Project Brains4Buildings

Creatieve onderzoeksmethoden verhelderen gebruikersperspectief

Bibliotheekgebouw van de HAN met werkende studenten

“Op welke klimaataspecten wil je invloed kunnen uitoefenen in een gebouw?” Als je zo’n vraag out of the blue stelt, zullen veel mensen deze niet goed kunnen beantwoorden. Ludieke onderzoeksmethoden geven beter zicht op hun behoeften, weten ze bij het lectoraat Media Design.

Wat maakt een gebouw comfortabel? Welke klimaataspecten ­–­ bijvoorbeeld temperatuur en luchtvochtigheid –­ dragen eraan bij dat mensen zich er prettig voelen? Onderzoekers van het veelomvattende project Brains4Buildings (B4B) zoeken het uit. Ook ontwikkelen zij methoden om ‘big data’ uit slimme systemen te gebruiken om van gebouwen aangenamere plekken te maken. En tegelijkertijd energie en kosten te besparen.

“Slimme systemen leren van het gedrag en de input van gebruikers van gebouwen”, legt onderzoeker Vera Lange uit. “Stel, een gebruiker draait steevast om 12.00 uur de verwarming lager in zijn werkkamer. Een slim klimaatsysteem kan hiervan leren dat het dus dagelijks om die tijd zelf de temperatuur moet verlagen.”

Aanvullend onderzoek

Aan welke feedback van gebruikers hebben klimaatsystemen behoefte? En welke terugkoppeling willen gebruikers ontvangen van het systeem? Vera en collega Jasper Jeurens verdiepen zich erin, samen met onderzoekers van TNO. Hun onderzoek vult de inzichten aan uit interviews die HAN-collega’s eerder al met gebruikers hebben gehouden. “Uiteindelijk gaan we alle onderzoeksbevindingen benutten bij het ontwerpen van gebruiksvriendelijke interfaces. Deze interfaces zullen bijdragen aan een comfortabel, gezond en energiezuinig binnenmilieu in utiliteitsgebouwen zoals kantoren, scholen en ziekenhuizen”, aldus Jasper.

Cultural probe en co-creatie

De onderzoekers zetten verschillende creatieve onderzoeksmethoden in. “De meerwaarde hiervan is dat ze helpen bij het boven water krijgen van de onbewuste kennis en behoeften van mensen”, aldus Vera.

Het onderzoek ging van start met een cultural probe-studie.

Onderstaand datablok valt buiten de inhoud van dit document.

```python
class _BEVBackbonePlan:

    def __init__(self, bb, B: int, ny: int, nx: int, bufs: _Buffers, device, pair: bool = False):
        self.blocks = []
        H, W = ny, nx
        pr = bufs.precision
        convs_all = [[_fc(c, device, pr) for c in blk] for blk in bb.blocks]
        ups_all = [FusedConv(u.conv, act=ACT_RELU, device=device, precision=pr) for u in bb.deblocks]
        self.pair = pair and torch.device(device).type == "cuda" and all(
            c.pair_ok() for c in [cv for blk in convs_all for cv in blk] + ups_all)
        for convs in convs_all:
            s = convs[0].s
            H, W = (H + 2 - 3) // s + 1, (W + 2 - 3) // s + 1
            pp = [bufs.new(B, H, W, convs[0].N, self.pair), bufs.new(B, H, W, convs[0].N, self.pair)]
            self.blocks.append((convs, pp, H, W))
        self.ups = []
        up_c = [u.conv.out_channels for u in bb.deblocks]
        s0 = bb.deblocks[0].s
        if s0 < 1:
            k = int(round(1 / s0))
            H0, W0 = self.blocks[0][2] // k, self.blocks[0][3] // k
        else:
            H0, W0 = self.blocks[0][2] * int(round(s0)), self.blocks[0][3] * int(round(s0))
        self.out_hw = (H0, W0)
        self.cat = bufs.new(B, H0, W0, sum(up_c), self.pair)
        off = 0
        for u, fc, c in zip(bb.deblocks, ups_all, up_c):
            assert u.fused, "call fuse_model() first"
            self.ups.append((fc, off, c))
            off += c
        self.ny, self.nx = ny, nx
        self.uni_vals = self._uniform_values(device) if BEV_UNIFORM else None
        self.depth = None
        if self.uni_vals is not None:
            _, _, H1, W1 = self.blocks[0]
            self.depth = torch.zeros((B, H1, W1), dtype=torch.uint8, device=device)

    def out_pair(self, convs, i: int) -> bool:
        return not self.pair or bev_out_pair(convs, i)

    def _uniform_eligible(self) -> bool:
        return self.pair and bev_uniform_eligible(self.blocks[0][0])

    @torch.no_grad()
    def _uniform_values(self, device) -> Optional[List[torch.Tensor]]:
        if not self._uniform_eligible() or torch.cuda.is_current_stream_capturing():
            return None
        convs = self.blocks[0][0]
        x = NHWC(torch.zeros((1, self.ny, self.nx, convs[0].cin_p), dtype=torch.float32, device=device), pair=True,
                 occ=torch.zeros((1, self.ny, self.nx), dtype=torch.uint8, device=device))
        vals = []
        for i, cv in enumerate(convs):
            Ho, Wo = cv.out_hw(x.t.shape[1], x.t.shape[2])
            x = cv(x, out=NHWC(torch.zeros((1, Ho, Wo, cv.N), dtype=torch.float32, device=device),
                               pair=self.out_pair(convs, i)))
            vals.append(x.t[0, Ho // 2, Wo // 2].clone())
        torch.cuda.synchronize(device)
        return vals

    def forward_blocks(self, canvas: NHWC, stop: Optional[int] = None, outs: Optional[List[NHWC]] = None,
                       mark: Optional[tuple] = None) -> List[NHWC]:
        outs = list(outs or [])
        x = outs[-1] if outs else canvas
        first = len(outs)
        stop = len(self.blocks) if stop is None else stop
        uni = (first == 0 and self.uni_vals is not None and canvas is not None and canvas.occ is not None
               and BEV_UNIFORM)
        if uni:
            B, ny, nx = canvas.occ.shape
            assert (ny, nx) == (self.ny, self.nx) and B == self.depth.shape[0], (canvas.occ.shape, self.depth.shape)
            _native.call("tca_bev_uniform_depth", _native.ptr(canvas.occ), B, ny, nx, len(self.blocks[0][0]),
                         _native.ptr(self.depth), _native.stream_ptr(None))
        issued = sum(len(c) for c, _, _, _ in self.blocks[:first])
        for bi, (convs, pp, H, W) in enumerate(self.blocks):
            if bi < first or bi >= stop:
                continue
            for i, cv in enumerate(convs):
                u = (self.depth, i + 1, self.uni_vals[i]) if uni and bi == 0 else None
                o = pp[i % 2] if self.out_pair(convs, i) else NHWC(pp[i % 2].t, pair=False)
                x = cv(x, out=o, uni=u)
                issued += 1
                if mark is not None and issued == mark[0]:
                    mark[1].record()
            outs.append(x)
        return outs

    def convs_before(self, n_blocks: int) -> int:
        return sum(len(c) for c, _, _, _ in self.blocks[:n_blocks])

    def up_strides(self, bb) -> List[float]:
        return [float(u.s) for u in bb.deblocks]

    def forward(self, canvas: NHWC) -> NHWC:
        for x, (up, off, c) in zip(self.forward_blocks(canvas), self.ups):
            up(x, out=self.cat.slice(off, c))
        return self.cat


class FastBEV:

    def __init__(self, model, batch: int, device="cuda", fused_neck: bool = True,
                 bev_hw: Optional[Tuple[int, int]] = None, precision: str = "bf16", pair: bool = True):
        self.device = torch.device(device)
        self.precision = precision
        cfg = model.cfg
        if bev_hw is not None:
            ny, nx = bev_hw
        else:
            nx, ny, _ = cfg.voxel.grid_size
        B = batch
        bufs = self.bufs = _Buffers(self.device, precision)
        self.bb = _BEVBackbonePlan(model.backbone, B, ny, nx, bufs, device, pair=pair and precision == "fp32")
        self.pair = self.bb.pair
        self.canvas_pairs = None
        self.blocks, self.ups, self.cat, self.out_hw = self.bb.blocks, self.bb.ups, self.bb.cat, self.bb.out_hw
        H0, W0 = self.out_hw
        hd = model.head
        merged = nn.Conv2d(hd.conv_cls.in_channels,
                           hd.conv_cls.out_channels + hd.conv_box.out_channels + hd.conv_dir.out_channels, 1)
        with torch.no_grad():
            merged.weight.copy_(torch.cat([hd.conv_cls.weight, hd.conv_box.weight, hd.conv_dir.weight]).float())
            merged.bias.copy_(torch.cat([hd.conv_cls.bias, hd.conv_box.bias, hd.conv_dir.bias]).float())
        self.head = FusedConv(merged, act=ACT_NONE, device=device, precision=precision)
        self.n_cls, self.n_box, self.n_dir = (hd.conv_cls.out_channels, hd.conv_box.out_channels,
                                              hd.conv_dir.out_channels)
        self.hout = bufs.new(B, H0, W0, self.head.N)
        if self.pair and not self.head.pair_ok():
            raise ValueError("pair storage: the head conv must take the global_load_lds kernels")
        self.neck = None
        strides = self.bb.up_strides(model.backbone)
        if self.device.type == "cuda" and fused_neck and all(s >= 1 and float(s).is_integer() for s in strides):
            from ..ops.neck import FusedNeckHead, neck_head_supported

            ups = [u for u, _, _ in self.ups]
            si = [int(s) for s in strides]
            cins = [blk[0][-1].N for blk in self.blocks]
            if neck_head_supported(ups, si, cins, self.head, H0, W0):
                self.neck = FusedNeckHead(ups, si, self.head, self.device)

    def first_conv_gated(self) -> bool:
        return self.pair and bev_first_conv_gated(self.blocks[0][0][0])

    def forward(self, canvas: NHWC):
        if self.pair and not canvas.pair:
            if self.canvas_pairs is None or self.canvas_pairs.t.shape != canvas.tensor().shape:
                self.canvas_pairs = NHWC(torch.empty_like(canvas.tensor(), dtype=torch.float32), pair=True)
            self.canvas_pairs.t.copy_(to_pairs(canvas.tensor()))
            canvas = self.canvas_pairs
        elif canvas.pair and not self.pair:
            raise TypeError("pair canvas handed to a plan built without pair storage")
        if self.neck is not None:
            self.neck(self.bb.forward_blocks(canvas), self.hout)
        else:
            self.head(self.bb.forward(canvas), out=self.hout)
        return self.head_maps()

    def forward_blocks(self, canvas: NHWC, stop: Optional[int] = None, mark: Optional[tuple] = None) -> List[NHWC]:
        assert self.neck is not None and canvas.pair == self.pair
        return self.bb.forward_blocks(canvas, stop, mark=mark)

    def forward_neck(self, blocks: List[NHWC]):
        if len(blocks) < len(self.bb.blocks):
            blocks = self.bb.forward_blocks(None, outs=blocks)
        self.neck(blocks, self.hout)
        return self.head_maps()

    def head_maps(self):
        t = self.hout.t
        return (NHWC(t, 0, self.n_cls), NHWC(t, self.n_cls, self.n_box),
                NHWC(t, self.n_cls + self.n_box, self.n_dir))


class FastCenterPoint:

    TASK_STRIDE = 16

    def __init__(self, model, batch: int, device="cuda", precision: str = "bf16"):
        from .centerpoint import HEAD_ORDER

        self.device = torch.device(device)
        self.precision = precision
        cfg = self.cfg = model.cfg
        nx, ny, _ = cfg.voxel.grid_size
        B = batch
        bufs = self.bufs = _Buffers(self.device, precision)
        self.bb = _BEVBackbonePlan(model.backbone, B, ny, nx, bufs, device)
        H0, W0 = self.bb.out_hw
        hd = model.head
        self.shared = _fc(hd.shared, device, precision)
        self.sh = bufs.new(B, H0, W0, self.shared.N)
        names = list(HEAD_ORDER) + ["hm"]
        pre = [t.pre[n] for t in hd.tasks for n in names]
        c_mid = pre[0].conv.out_channels
        big = nn.Conv2d(pre[0].conv.in_channels, c_mid * len(pre), 3, 1, 1)
        with torch.no_grad():
            big.weight.copy_(torch.cat([m.conv.weight for m in pre]).float())
            big.bias.copy_(torch.cat([m.conv.bias for m in pre]).float())
        self.pre = FusedConv(big, act=ACT_RELU, device=device, precision=precision)
        self.mid = bufs.new(B, H0, W0, self.pre.N)
        self.c_task_in = c_mid * len(names)
        self.finals = []
        for t, task in enumerate(hd.tasks):
            outs = [task.out[n] for n in names]
            n_out = sum(o.out_channels for o in outs)
            assert n_out <= self.TASK_STRIDE
            conv = nn.Conv2d(self.c_task_in, self.TASK_STRIDE, 3, 1, 1)
            with torch.no_grad():
                conv.weight.zero_()
                conv.bias.zero_()
                o0 = 0
                for h, o in enumerate(outs):
                    conv.weight[o0:o0 + o.out_channels, h * c_mid:(h + 1) * c_mid] = o.weight.float()
                    conv.bias[o0:o0 + o.out_channels] = o.bias.float()
                    o0 += o.out_channels
            self.finals.append(FusedConv(conv, act=ACT_NONE, device=device, precision=precision))
        self.task_offsets = [t * self.TASK_STRIDE for t in range(len(hd.tasks))]
        self.hout = bufs.new(B, H0, W0, self.TASK_STRIDE * len(hd.tasks))

    def forward(self, canvas: NHWC) -> NHWC:
        cat = self.bb.forward(canvas)
        self.shared(cat, out=self.sh)
        self.pre(self.sh, out=self.mid)
        for t, fc in enumerate(self.finals):
            fc(NHWC(self.mid.t, t * self.c_task_in, self.c_task_in),
               out=NHWC(self.hout.t, t * self.TASK_STRIDE, self.TASK_STRIDE))
        return self.hout


def _conv_out(n, k, s, p):
    return (n + 2 * p - k) // s + 1


class FastDetectron:

    IN_CHANNELS = 8

    def __init__(self, model, batch: int, device="cuda", precision: str = "bf16"):
        from ..ops.conv import FusedConv

        self.device = torch.device(device)
        self.precision = precision
        cfg = self.cfg = model.cfg
        B = self.B = batch
        H, W = cfg.input_hw
        bufs = self.bufs = _Buffers(self.device, precision)
        self.x = bufs.new(B, H, W, self.IN_CHANNELS)
        bb = model.backbone
        P = precision
        self.stem = _fc(bb.stem, device, P, cin_pad=self.IN_CHANNELS)
        h, w = _conv_out(H, 7, 2, 3), _conv_out(W, 7, 2, 3)
        self.stem_out = bufs.new(B, h, w, 64)
        h, w = _conv_out(h, 3, 2, 1), _conv_out(w, 3, 2, 1)
        self.pool = bufs.new(B, h, w, 64)
        self.stages = []
        x_c = 64
        for st in bb.stages:
            blocks = []
            for blk in st:
                c1, c2, c3 = _fc(blk.conv1, device, P), _fc(blk.conv2, device, P), blk.conv3
                s = blk.conv1.s if blk.conv1.s > 1 else blk.conv2.s
                ho, wo = _conv_out(h, 1, s, 0), _conv_out(w, 1, s, 0)
                f3 = FusedConv(c3.conv, act=ACT_RELU, device=device, post_res=True, precision=P)
                sc = _fc(blk.shortcut, device, P) if blk.shortcut is not None else None
                t1, t2 = bufs.new(B, ho, wo, c1.N), bufs.new(B, ho, wo, c2.N)
                sbuf = bufs.new(B, ho, wo, sc.N) if sc is not None else None
                out = bufs.new(B, ho, wo, f3.N)
                blocks.append((c1, c2, f3, sc, t1, t2, sbuf, out))
                h, w, x_c = ho, wo, f3.N
            self.stages.append(blocks)
        fpn = model.fpn
        C = cfg.fpn_channels
        self.lv_hw = [blocks[-1][7].shape[1:3] for blocks in self.stages[1:]]
        self.lat = [_fc(m, device, P) for m in fpn.lateral]
        self.outc = [_fc(m, device, P) for m in fpn.output]
        self.lat_buf = [bufs.new(B, hh, ww, C) for hh, ww in self.lv_hw]
        self.up_buf = [bufs.new(B, hh, ww, C) for hh, ww in self.lv_hw[:2]]
        self.p = [bufs.new(B, hh, ww, C) for hh, ww in self.lv_hw]
        self.p6p7_from_c5 = fpn.p6p7_from_c5
        p6 = fpn.p6.conv
        self.p6 = FusedConv(p6, act=ACT_NONE, device=device, precision=P)
        self.p6r = FusedConv(p6, act=ACT_RELU, device=device, precision=P)
        self.p7 = _fc(fpn.p7, device, P)
        h5, w5 = self.lv_hw[2]
        h6, w6 = _conv_out(h5, 3, 2, 1), _conv_out(w5, 3, 2, 1)
        h7, w7 = _conv_out(h6, 3, 2, 1), _conv_out(w6, 3, 2, 1)
# ... 227 lines not shown
```

Baseline: 5007.

## Fuse chained pointwise convolutions into one MFMA kernel for deep YOLO stages

Adds a HIP kernel that runs two back-to-back 1x1 convolutions in one launch. The intermediate activation stays in shared memory as split bf16 hi/lo pairs, and the matrix work uses three-pass MFMA to keep fp32 accuracy. It is wired into three spots: the C3 cv12 to first bottleneck pair, the cv3 to SPPF cv1 pair, and the SPPF cv2 to h10 pair. This removes launches and global round trips of intermediate tensors at the low-resolution stages. If the kernel rejects its arguments, the code falls back to the separate convolutions, at the cost of extra control-flow complexity.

Hierbij doen mensen creatieve opdrachten in hun eigen (werk)context. “Deze werden uitgevoerd in gebouwen van de HAN, TNO en projectpartners Spie, Dutch Green Building Council en de TU Eindhoven. Zo’n dertig mensen deden eraan mee”, vertelt Jasper.

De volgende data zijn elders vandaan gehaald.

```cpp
static int build_trace_args(RunState &rs, Launch &L) {
    swmi_ctx *ctx = rs.ctx;
    swmi_batch *b = rs.b;
    const ChunkPlan &plan = b->plan;
    const FillArgs &fa = rs.fa;
    int rc;
    TraceArgs &ta = rs.ta;
    ta.seqw = fa.seqw; ta.refs = fa.refs; ta.reads = fa.reads; ta.pairs = fa.pairs;
    ta.dir = fa.dir; ta.out = fa.out; ta.cells = fa.cells;
    ta.cells_off = fa.cells_off; ta.cells_cap = fa.cells_cap;
    ta.hdr = (ArenaHdr *)L.res;
    ta.arena = (uint32_t *)(L.res + L.a_off);
    ta.arena_cap_words = L.arena_cap;
    ta.rec_tab = (AlnRec *)(L.res + L.t_off);
    ta.rec_tab_cap = (uint32_t)std::min<uint64_t>(L.tab_cap, 0xFFFFFFFFu);
    ta.n_pairs = fa.n_pairs; ta.cell_cap = fa.cell_cap;
    ta.match = fa.match; ta.mismatch = fa.mismatch; ta.gap = fa.gap; ta.strict = fa.strict;
    ta.lds_words = (plan.max_path + 3) / 4 + 1;
    ta.seam = fa.seam;
    ta.mode = b->eff_mode;
    ta.pad2 = 0;
    ta.lds_read_words = (plan.max_read + 3) / 4 + 1;
    ta.out_host = nullptr;
    ta.ovf_host = (uint32_t *)ctx->h_err.dp + 4;
    ((volatile uint32_t *)ctx->h_err.p)[4] = 0u; ((volatile uint32_t *)ctx->h_err.p)[5] = 0u;
    ta.win_off = nullptr; ta.q_count = nullptr; ta.q_items = nullptr; ta.q_cap = 0; ta.pad4 = 0;
    const bool strings = ctx->device_strings != 0 && b->d_raw.p != nullptr;
    ta.raw = strings ? b->d_raw.as<uint8_t>() : nullptr;
    ta.raw_off = strings ? b->d_raw_off.as<uint64_t>() : nullptr;
    ta.raw_reads_at = b->n_refs + 1u;
    b->rec_strings = strings;
    if (L.zc) {
        if ((rc = b->h_result.reserve(L.a_off + L.arena_cap * 4))) return rc;
        uint8_t *hd = (uint8_t *)b->h_result.dp;
        *(volatile uint32_t *)b->h_result.p = 0u;
        ((volatile uint32_t *)b->h_result.p)[1] = 0u;
        ta.ovf_host = (uint32_t *)hd;
        ta.out_host = (PairOut *)(hd + result_out_off());
        ta.arena = (uint32_t *)(hd + L.a_off);
        ta.rec_tab = (AlnRec *)(hd + L.t_off);
    }
    ta.dbg = nullptr;
    if (dbg_fill_on()) {
        if ((rc = b->d_dbg2.reserve(L.np * 32))) return rc;
        HIP_TRY(hipMemsetAsync(b->d_dbg2.p, 0, L.np * 32, ctx->stream));
        ta.dbg = b->d_dbg2.as<unsigned long long>();
    }
    L.whole_only = L.zc && plan.n_tf + plan.n_res == L.np;
    if (L.whole_only) {
        const uint32_t slots = 1024;
        if (!ctx->d_hdr_ring.p || ctx->hdr_next >= slots) {
            if ((rc = ctx->d_hdr_ring.reserve((size_t)slots * 64))) return rc;
            HIP_TRY(hipMemsetAsync(ctx->d_hdr_ring.p, 0, (size_t)slots * 64, ctx->stream));
            ctx->hdr_next = 0;
        }
        ta.hdr = (ArenaHdr *)(ctx->d_hdr_ring.as<uint8_t>() + (size_t)ctx->hdr_next++ * 64);
    }
    return SWMI_OK;
}

static ResidentArgs resident_args(const swmi_batch *b) {
    const ChunkPlan &plan = b->plan;
    ResidentArgs xa;
    xa.res_items = plan.n_res ? b->d_res_items.as<uint32_t>() : nullptr;
    xa.n_res = (uint32_t)plan.n_res; xa.res_lds_words = plan.res_lds_words; xa.res_cell_cap = SWMI_RES_CELL_CAP; xa.res_ops_words = plan.res_ops_words;
    return xa;
}

// ... 699 lines not shown
```

### sparksmithwaterman_amd/csrc/swmi_traceback.hip

```cpp
#include <hip/hip_runtime.h>
#include <hip/hip_ext.h>
#include <stdint.h>
#include <stdlib.h>
#include "swmi_device.h"
#include "swmi_emit.h"
#include "swmi_launch.h"
#include "swmi_walk.h"

template <int R>
__device__ __forceinline__ void coop_helper(const TraceArgs &A, const PairDesc pd, const uint32_t lane, const uint32_t wave,
                                            const uint32_t nw, const uint32_t ts, const uint32_t n_waves_all,
                                            uint32_t *__restrict__ tiles, volatile uint32_t *__restrict__ shared) {
    const SeqDesc rd = A.refs[pd.ref_id];
    const SeqDesc qd = A.reads[pd.read_id];
    const uint32_t n = rd.len, m = qd.len;
    const uint32_t *__restrict__ refw = A.seqw + rd.boff;
    const uint32_t *__restrict__ readw = A.seqw + qd.boff;
    const StripGeom G = strip_geom<R>(m, n, 1u);
    const bool acgt = rd.acgt && qd.acgt && SWMI_SCORES_FIT(A);
    const uint32_t team = (wave - nw) % nw, q = 1u + (wave - nw) / nw;
    uint32_t last = 0;
    for (;;) {
        uint32_t seq;
        while ((seq = __hip_atomic_load(const_cast<uint32_t *>(&shared[7u + 4u * team]), __ATOMIC_RELAXED, __HIP_MEMORY_SCOPE_WORKGROUP)) == last)
            __builtin_amdgcn_s_sleep(SWMI_HELPER_SLEEP);
        if (seq == 0xFFFFFFFFu) break;
        last = seq;
        __builtin_amdgcn_fence(__ATOMIC_ACQUIRE, "workgroup");
        const uint32_t flags = shared[4u + 4u * team], wlo = shared[5u + 4u * team], nq = shared[6u + 4u * team];
        const uint32_t s = flags >> 2;
        const uint32_t win = (flags & 2u) ? q - 1u : q;
        if (q < ts && win < nq) {
            uint32_t *__restrict__ base = ((flags & 1u) ? tiles + n_waves_all * (SWMI_CK_BLOCKS * SWMI_RMAX * WAVE) : tiles) +
                                          team * ts * (SWMI_CK_BLOCKS * SWMI_RMAX * WAVE);
            (void)replay_any<R, false, false>(A, pd, n, m, acgt, refw, readw, G, s, wlo + win * SWMI_CK_BLOCKS, lane,
                                       base + win * SWMI_CK_BLOCKS * R * WAVE, 0, 0u, nullptr, 0u);
            __builtin_amdgcn_fence(__ATOMIC_RELEASE, "workgroup");
            if (lane == 0) atomicAdd(const_cast<uint32_t *>(&shared[20u + team]), 1u);
        }
    }
}

template <int TMODE>
__device__ __forceinline__ void traceback_entry(const TraceArgs &A, uint32_t *lds_all) {
    const uint32_t wave = threadIdx.x >> 6;
    const uint32_t pair = blockIdx.x * FILL_WAVES + wave;
    if (pair >= A.n_pairs) return;
    const uint32_t lane = threadIdx.x & 63u;
    const uint32_t slot = blockIdx.y;
    uint32_t *tb_lds = lds_all + wave * (A.lds_words + A.lds_read_words + SWMI_TB_REFWIN_WORDS +
                                         (TMODE == 0 ? SWMI_TB_BLOCKS : SWMI_CK_BLOCKS) * SWMI_RMAX * WAVE);
    uint32_t *tile = tb_lds + A.lds_words + A.lds_read_words + SWMI_TB_REFWIN_WORDS;
    const PairDesc pd = A.pairs[pair];
    const PairOut po = A.out[pd.out_id];
    if (A.out_host && slot == 0 && lane == 0) A.out_host[pd.out_id] = po;
    if (po.flags & (SWMI_F_DEGENERATE | SWMI_F_CELL_OVF)) return;
    if (po.n_cells <= slot) return;
// ... 119 lines not shown
    return (pre && wave == 0) ? wlo0 : 0xFFFFFFFFu;
}
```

De deelnemers gaven onder meer met stickers op een papieren plattegrond aan wat ze fijne plekken in hun gebouw vinden – en wat niet. “In een andere opdracht gaven ze aan op welke klimaataspecten ze zelf invloed hebben. Bovendien maakten zij een collage waarin ze het ‘optimale binnenklimaat’ verbeeldden”, aldus Jasper.

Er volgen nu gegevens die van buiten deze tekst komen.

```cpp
extern "C" size_t cogv_ln_bwd_pair_workspace_bytes(int rows, int h) { return 2 * cogv_ln_bwd_workspace_bytes(rows, h); }
extern "C" int cogv_sandwich_ln_bwd_pair(int dtype, const void* dc, const void* y, const void* gamma2, const float* mean2,
                                         const float* rstd2, const void* dout, void* dy, void* dgamma2, void* dbeta2,
                                         const void* ao, const void* gamma3, const float* mean3, const float* rstd3, void* d_ao,
                                         void* dgamma3, void* dbeta3, void* colsum, int accumulate_param_grads, int rows, int h,
                                         float dropout_p, void* workspace, size_t workspace_bytes, void* stream) {
  if (dtype != COGV_F16 && dtype != COGV_BF16) return COGV_ERR_UNSUPPORTED;
  if (!ln_bwd_args_ok(COGV_LN_ALL_T, rows, h, dropout_p)) return COGV_ERR_ARG;
  if (!dc || !y || !gamma2 || !mean2 || !rstd2 || !dout || !dy || !ao || !gamma3 || !mean3 || !rstd3 || !d_ao || !workspace) return COGV_ERR_ARG;
  if (workspace_bytes < cogv_ln_bwd_pair_workspace_bytes(rows, h)) return COGV_ERR_ARG;
  if (((uintptr_t)dc | (uintptr_t)y | (uintptr_t)gamma2 | (uintptr_t)dout | (uintptr_t)dy | (uintptr_t)ao | (uintptr_t)gamma3 | (uintptr_t)d_ao) & 15)
    return COGV_ERR_ARG;
  if ((h + 511) / 512 < 4) return COGV_ERR_UNSUPPORTED;
  const uint32_t thr16 = ln_thr16(dropout_p);
  float* const partial = reinterpret_cast<float*>(workspace);
  const LnPairArgs a{dc, y, gamma2, mean2, rstd2, dout, dy, ao, gamma3, mean3, rstd3, d_ao, partial,
                     partial + (size_t)cogv_ln_bwd_num_blocks(rows) * 3 * (size_t)h, rows, h, thr16 != 0, 65536.0f / (65536.0f - (float)thr16)};
  const LnBwdPlan plan = ln_bwd_pair_plan(rows, h, thr16 != 0);
  hipStream_t st = reinterpret_cast<hipStream_t>(stream);
  return dtype == COGV_F16 ? ln_bwd_pair_run<f16_t>(a, plan, dgamma2, dbeta2, dgamma3, dbeta3, colsum, accumulate_param_grads, st)
                           : ln_bwd_pair_run<bf16_t>(a, plan, dgamma2, dbeta2, dgamma3, dbeta3, colsum, accumulate_param_grads, st);
}
```

cogview_amd/functional.py:

```python
import contextlib
import math
import os

import torch

from . import ops
from .mpu import mappings
from .mpu import random as mpu_random
from .mpu.initialize import get_model_parallel_group, mp_rank_or_0, mp_world_size_or_1


def grad_buffer(p):
    if p.grad is None:
        p.grad = torch.zeros_like(p)
    return p.grad
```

Deelnemers Brains for Building maken een collage over het optimale binnenklimaat

In de co-creatiesessies spraken we met gebruikers over hun behoeften. Dit deden we aan de hand van de materialen zij hadden gemaakt.

De cultural probe-studie vormde de opmaat voor de volgende onderzoeksfase: de co-creatiesessies. “Hierin spraken we met gebruikers over hun behoeften. Dit deden we aan de hand van de materialen zij hadden gemaakt”, vertelt Vera. “Dat gaf veel inzicht. Zo vertelde een deelnemer over haar collage. Ze legde uit dat ze het liefst met het gebouw zou ‘dansen’. Daarmee bedoelde ze dat zij wil dat het gebouw luistert naar haar wensen. En andersom: dat zij wil kunnen reageren op wat het gebouw doet.”

Rollenspellen

Tijdens de co-creatiesessies benoemden onderzoekers en gebruikers ook actoren die invloed hebben op klimaat en comfort. “Bijvoorbeeld ramen, zonweringen, airco’s enzovoort”, somt Jasper op.

De onderzoekers nodigden deelnemers vervolgens uit om zich ieder in een actor te verplaatsen. En om de belangen van ‘hun’ actor te behartigen in een rollenspel. Vera vertelt hoe dat ging: “Eén van de onderzoekers speelde een gebruiker. Die riep bijvoorbeeld: ‘Ik heb het warm! Wat kan ik doen?’ Dan antwoordde degene die de airco vertegenwoordigde: ‘Zet mij aan!’ En het raam zei: ‘Nee, doe mij open!’”

De ‘actoren’ gingen dus met elkaar in discussie over wat goede oplossingen zijn voor het probleem van de gebruiker. Vera: “Dit gaf ons inzicht in de mogelijkheden die gebruikers zien voor het realiseren van een optimaal binnenklimaat. En in wat ze daarvoor nodig hebben van de systemen.”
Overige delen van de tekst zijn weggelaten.